What to work on
Of the entries that follow, how many lines hold the word "mtiles"? Reply with the number only.

Collected data
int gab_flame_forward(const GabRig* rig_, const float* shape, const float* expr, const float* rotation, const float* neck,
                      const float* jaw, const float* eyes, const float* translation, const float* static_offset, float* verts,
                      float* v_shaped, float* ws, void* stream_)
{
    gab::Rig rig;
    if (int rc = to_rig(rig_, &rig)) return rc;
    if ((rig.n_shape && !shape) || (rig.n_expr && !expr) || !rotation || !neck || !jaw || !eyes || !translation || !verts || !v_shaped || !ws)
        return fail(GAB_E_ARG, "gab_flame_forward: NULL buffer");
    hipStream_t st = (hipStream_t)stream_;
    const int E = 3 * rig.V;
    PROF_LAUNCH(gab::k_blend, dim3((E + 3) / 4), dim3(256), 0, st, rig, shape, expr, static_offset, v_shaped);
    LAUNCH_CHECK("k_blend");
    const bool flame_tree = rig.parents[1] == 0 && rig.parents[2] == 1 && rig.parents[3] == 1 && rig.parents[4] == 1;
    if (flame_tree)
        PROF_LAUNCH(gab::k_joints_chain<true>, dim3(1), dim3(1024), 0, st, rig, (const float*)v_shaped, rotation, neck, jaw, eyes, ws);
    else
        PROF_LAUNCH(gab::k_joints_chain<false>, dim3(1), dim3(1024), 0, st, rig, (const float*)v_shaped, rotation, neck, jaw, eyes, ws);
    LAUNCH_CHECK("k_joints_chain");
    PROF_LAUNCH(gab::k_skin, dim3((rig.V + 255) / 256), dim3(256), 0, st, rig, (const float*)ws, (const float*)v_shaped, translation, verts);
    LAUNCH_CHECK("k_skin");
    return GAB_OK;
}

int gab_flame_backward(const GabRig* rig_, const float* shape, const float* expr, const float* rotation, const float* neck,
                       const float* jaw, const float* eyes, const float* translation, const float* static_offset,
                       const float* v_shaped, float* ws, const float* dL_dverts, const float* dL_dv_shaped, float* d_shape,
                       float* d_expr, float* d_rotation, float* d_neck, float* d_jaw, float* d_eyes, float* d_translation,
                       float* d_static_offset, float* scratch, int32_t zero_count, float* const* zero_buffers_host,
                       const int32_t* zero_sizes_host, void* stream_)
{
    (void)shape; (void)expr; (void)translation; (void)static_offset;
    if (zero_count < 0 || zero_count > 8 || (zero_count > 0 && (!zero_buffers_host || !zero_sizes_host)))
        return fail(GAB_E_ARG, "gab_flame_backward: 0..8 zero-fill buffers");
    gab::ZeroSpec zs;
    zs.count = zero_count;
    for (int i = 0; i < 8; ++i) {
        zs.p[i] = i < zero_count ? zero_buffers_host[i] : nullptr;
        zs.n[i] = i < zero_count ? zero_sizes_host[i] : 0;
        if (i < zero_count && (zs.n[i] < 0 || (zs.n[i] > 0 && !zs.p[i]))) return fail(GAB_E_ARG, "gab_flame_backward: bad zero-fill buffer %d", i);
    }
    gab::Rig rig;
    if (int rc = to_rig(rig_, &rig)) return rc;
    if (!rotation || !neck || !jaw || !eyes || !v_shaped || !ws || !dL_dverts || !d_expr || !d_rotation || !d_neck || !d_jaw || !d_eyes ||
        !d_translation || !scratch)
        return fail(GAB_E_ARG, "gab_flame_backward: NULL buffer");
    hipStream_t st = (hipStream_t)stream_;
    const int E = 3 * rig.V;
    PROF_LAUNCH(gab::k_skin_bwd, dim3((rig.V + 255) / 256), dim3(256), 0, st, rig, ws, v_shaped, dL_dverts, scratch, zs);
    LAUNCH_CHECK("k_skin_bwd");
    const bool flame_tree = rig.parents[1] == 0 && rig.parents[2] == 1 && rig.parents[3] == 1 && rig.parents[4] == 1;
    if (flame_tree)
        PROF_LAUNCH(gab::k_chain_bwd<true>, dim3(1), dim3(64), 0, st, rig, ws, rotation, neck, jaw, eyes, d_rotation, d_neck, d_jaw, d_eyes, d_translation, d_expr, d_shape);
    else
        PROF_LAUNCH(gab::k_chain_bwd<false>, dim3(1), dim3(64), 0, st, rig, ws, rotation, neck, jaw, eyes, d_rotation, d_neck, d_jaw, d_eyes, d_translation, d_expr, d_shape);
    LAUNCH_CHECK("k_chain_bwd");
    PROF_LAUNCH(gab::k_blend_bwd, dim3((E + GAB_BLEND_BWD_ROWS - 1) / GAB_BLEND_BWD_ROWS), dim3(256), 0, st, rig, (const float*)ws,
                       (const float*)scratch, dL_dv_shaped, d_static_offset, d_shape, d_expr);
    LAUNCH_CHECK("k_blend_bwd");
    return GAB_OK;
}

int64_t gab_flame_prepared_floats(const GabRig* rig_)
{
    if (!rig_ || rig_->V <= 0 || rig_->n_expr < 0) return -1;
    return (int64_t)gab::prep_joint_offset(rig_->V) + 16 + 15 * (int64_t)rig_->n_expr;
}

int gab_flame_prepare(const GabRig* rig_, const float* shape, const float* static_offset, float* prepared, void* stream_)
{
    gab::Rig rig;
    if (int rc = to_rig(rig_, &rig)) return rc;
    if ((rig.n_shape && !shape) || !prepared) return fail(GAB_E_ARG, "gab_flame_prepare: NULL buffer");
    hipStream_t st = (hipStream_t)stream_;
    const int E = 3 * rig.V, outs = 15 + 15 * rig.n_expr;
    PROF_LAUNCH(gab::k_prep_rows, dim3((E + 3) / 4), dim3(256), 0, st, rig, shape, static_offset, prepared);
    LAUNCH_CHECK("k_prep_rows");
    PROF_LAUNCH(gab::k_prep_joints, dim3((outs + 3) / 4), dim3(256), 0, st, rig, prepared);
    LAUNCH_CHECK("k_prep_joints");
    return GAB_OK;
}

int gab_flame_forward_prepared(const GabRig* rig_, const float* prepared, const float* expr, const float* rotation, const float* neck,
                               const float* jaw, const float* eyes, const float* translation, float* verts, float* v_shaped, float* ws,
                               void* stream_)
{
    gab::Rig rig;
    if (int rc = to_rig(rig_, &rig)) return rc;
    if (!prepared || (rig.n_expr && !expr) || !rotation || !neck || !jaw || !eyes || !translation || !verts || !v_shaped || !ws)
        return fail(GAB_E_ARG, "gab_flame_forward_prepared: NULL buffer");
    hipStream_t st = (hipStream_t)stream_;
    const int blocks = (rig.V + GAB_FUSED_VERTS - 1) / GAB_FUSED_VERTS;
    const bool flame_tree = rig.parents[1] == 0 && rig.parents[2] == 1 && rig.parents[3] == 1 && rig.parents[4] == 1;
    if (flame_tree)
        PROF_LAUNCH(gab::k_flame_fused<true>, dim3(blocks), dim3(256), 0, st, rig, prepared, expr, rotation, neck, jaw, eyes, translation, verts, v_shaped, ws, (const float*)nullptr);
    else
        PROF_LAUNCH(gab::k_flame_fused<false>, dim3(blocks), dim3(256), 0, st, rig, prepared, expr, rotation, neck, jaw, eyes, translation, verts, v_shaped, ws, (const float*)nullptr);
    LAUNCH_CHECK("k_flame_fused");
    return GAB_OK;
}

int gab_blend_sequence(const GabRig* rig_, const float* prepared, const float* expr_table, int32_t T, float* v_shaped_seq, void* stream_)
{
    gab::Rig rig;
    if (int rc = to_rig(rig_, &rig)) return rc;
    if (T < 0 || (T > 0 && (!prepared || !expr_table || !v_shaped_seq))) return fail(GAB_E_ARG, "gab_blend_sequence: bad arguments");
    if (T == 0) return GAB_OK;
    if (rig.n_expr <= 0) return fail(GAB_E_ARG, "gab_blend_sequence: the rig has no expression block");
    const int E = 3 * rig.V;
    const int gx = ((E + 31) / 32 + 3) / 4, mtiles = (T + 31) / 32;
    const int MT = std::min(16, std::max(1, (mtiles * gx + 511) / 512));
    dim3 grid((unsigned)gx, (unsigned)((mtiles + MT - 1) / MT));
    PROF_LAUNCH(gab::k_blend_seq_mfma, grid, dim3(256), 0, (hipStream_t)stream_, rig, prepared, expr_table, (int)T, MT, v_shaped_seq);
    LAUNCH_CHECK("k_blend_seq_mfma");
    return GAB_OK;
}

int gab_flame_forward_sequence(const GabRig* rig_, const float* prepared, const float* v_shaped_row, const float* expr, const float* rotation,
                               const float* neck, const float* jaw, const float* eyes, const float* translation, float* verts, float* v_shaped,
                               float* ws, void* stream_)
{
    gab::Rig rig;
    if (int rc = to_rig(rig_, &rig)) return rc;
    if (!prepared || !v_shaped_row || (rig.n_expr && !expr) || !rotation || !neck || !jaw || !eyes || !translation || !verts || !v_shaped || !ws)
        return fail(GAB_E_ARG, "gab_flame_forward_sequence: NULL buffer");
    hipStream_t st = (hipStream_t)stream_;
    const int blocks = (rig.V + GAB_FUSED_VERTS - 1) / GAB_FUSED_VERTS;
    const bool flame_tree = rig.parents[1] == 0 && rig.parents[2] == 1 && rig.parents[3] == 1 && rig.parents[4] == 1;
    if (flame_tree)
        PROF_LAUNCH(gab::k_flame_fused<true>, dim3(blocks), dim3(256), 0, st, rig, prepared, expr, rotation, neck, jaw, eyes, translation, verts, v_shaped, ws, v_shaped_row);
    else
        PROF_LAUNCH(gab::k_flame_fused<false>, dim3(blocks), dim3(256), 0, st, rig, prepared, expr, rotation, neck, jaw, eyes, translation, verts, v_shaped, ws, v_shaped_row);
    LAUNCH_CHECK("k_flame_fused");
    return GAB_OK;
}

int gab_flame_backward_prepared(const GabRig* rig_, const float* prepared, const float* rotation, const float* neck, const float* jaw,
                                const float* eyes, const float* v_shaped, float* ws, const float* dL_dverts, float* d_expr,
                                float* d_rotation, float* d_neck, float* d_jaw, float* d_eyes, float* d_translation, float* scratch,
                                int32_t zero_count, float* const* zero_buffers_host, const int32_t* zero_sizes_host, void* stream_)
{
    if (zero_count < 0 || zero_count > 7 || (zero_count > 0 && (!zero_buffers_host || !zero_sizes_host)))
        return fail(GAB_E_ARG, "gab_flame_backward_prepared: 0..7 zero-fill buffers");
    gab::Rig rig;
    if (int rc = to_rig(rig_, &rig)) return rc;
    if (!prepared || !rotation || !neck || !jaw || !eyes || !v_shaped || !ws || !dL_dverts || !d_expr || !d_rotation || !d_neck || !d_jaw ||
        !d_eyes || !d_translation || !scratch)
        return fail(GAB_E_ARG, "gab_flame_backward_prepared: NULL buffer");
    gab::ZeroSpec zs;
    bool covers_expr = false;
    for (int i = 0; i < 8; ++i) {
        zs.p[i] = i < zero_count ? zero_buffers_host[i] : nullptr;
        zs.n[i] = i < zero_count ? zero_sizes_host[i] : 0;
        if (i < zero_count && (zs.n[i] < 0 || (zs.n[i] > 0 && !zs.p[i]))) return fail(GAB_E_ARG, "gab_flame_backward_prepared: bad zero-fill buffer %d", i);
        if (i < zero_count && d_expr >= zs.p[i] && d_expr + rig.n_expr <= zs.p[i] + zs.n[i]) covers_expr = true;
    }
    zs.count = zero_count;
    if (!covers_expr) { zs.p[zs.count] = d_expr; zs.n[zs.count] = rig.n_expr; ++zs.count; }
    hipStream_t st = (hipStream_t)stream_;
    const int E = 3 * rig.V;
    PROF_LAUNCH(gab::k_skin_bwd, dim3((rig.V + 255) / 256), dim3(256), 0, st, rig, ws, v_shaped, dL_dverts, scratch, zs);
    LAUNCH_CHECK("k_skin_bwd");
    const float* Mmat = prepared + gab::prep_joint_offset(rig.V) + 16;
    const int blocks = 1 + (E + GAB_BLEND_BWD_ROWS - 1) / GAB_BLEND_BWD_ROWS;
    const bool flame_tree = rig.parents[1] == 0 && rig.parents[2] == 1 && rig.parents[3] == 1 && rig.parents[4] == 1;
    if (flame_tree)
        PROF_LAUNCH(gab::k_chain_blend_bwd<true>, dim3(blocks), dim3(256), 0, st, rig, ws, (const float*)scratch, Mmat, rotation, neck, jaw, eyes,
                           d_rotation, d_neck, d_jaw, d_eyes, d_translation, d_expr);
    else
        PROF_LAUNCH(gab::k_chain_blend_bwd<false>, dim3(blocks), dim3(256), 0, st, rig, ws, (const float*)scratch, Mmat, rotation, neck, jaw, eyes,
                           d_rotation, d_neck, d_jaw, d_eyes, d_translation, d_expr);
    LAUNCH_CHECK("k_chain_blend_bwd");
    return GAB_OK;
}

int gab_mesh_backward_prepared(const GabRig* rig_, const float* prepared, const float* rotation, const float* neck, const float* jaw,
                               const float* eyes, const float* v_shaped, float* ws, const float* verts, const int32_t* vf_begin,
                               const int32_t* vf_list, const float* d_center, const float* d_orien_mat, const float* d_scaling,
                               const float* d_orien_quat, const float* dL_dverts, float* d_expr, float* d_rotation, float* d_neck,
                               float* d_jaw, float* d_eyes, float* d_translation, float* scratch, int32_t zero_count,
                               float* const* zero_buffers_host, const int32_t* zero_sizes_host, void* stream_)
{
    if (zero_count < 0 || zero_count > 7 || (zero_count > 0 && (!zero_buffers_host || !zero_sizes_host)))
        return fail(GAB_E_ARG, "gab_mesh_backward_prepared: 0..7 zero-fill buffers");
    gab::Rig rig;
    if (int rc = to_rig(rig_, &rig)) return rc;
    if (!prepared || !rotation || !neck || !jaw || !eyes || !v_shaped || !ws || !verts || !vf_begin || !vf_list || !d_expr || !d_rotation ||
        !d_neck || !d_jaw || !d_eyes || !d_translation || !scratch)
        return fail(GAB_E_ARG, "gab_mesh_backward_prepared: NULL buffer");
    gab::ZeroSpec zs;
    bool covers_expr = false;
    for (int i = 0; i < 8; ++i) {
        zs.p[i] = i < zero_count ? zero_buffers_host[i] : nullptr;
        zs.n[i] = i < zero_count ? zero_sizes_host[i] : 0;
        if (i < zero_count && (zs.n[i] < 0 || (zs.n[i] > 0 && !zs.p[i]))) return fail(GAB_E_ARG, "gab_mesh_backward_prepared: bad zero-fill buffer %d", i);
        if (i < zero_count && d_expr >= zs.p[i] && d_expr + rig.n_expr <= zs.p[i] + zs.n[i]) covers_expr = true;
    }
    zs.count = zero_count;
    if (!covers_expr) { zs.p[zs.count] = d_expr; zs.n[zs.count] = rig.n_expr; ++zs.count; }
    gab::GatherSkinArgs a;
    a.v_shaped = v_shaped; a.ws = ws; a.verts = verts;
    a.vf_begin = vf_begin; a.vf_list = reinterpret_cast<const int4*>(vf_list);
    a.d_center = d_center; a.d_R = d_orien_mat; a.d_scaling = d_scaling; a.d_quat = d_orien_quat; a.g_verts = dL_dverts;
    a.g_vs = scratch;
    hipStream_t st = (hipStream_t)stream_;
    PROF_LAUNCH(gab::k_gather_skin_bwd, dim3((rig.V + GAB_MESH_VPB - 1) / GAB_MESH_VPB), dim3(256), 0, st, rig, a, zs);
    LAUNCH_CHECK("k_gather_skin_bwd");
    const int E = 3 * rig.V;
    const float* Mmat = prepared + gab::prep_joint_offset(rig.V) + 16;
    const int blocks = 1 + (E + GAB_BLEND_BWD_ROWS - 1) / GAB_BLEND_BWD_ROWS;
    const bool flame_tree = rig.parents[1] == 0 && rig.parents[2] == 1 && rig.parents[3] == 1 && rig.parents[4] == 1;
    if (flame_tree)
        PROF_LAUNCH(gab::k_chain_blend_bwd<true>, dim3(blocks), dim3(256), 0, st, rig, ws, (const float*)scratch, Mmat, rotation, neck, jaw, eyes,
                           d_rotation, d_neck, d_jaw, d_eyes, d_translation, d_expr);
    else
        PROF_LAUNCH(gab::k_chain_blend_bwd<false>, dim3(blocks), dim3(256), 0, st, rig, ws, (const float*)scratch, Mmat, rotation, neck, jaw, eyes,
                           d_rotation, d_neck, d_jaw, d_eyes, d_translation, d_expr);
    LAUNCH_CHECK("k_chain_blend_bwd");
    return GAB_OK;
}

Your response
3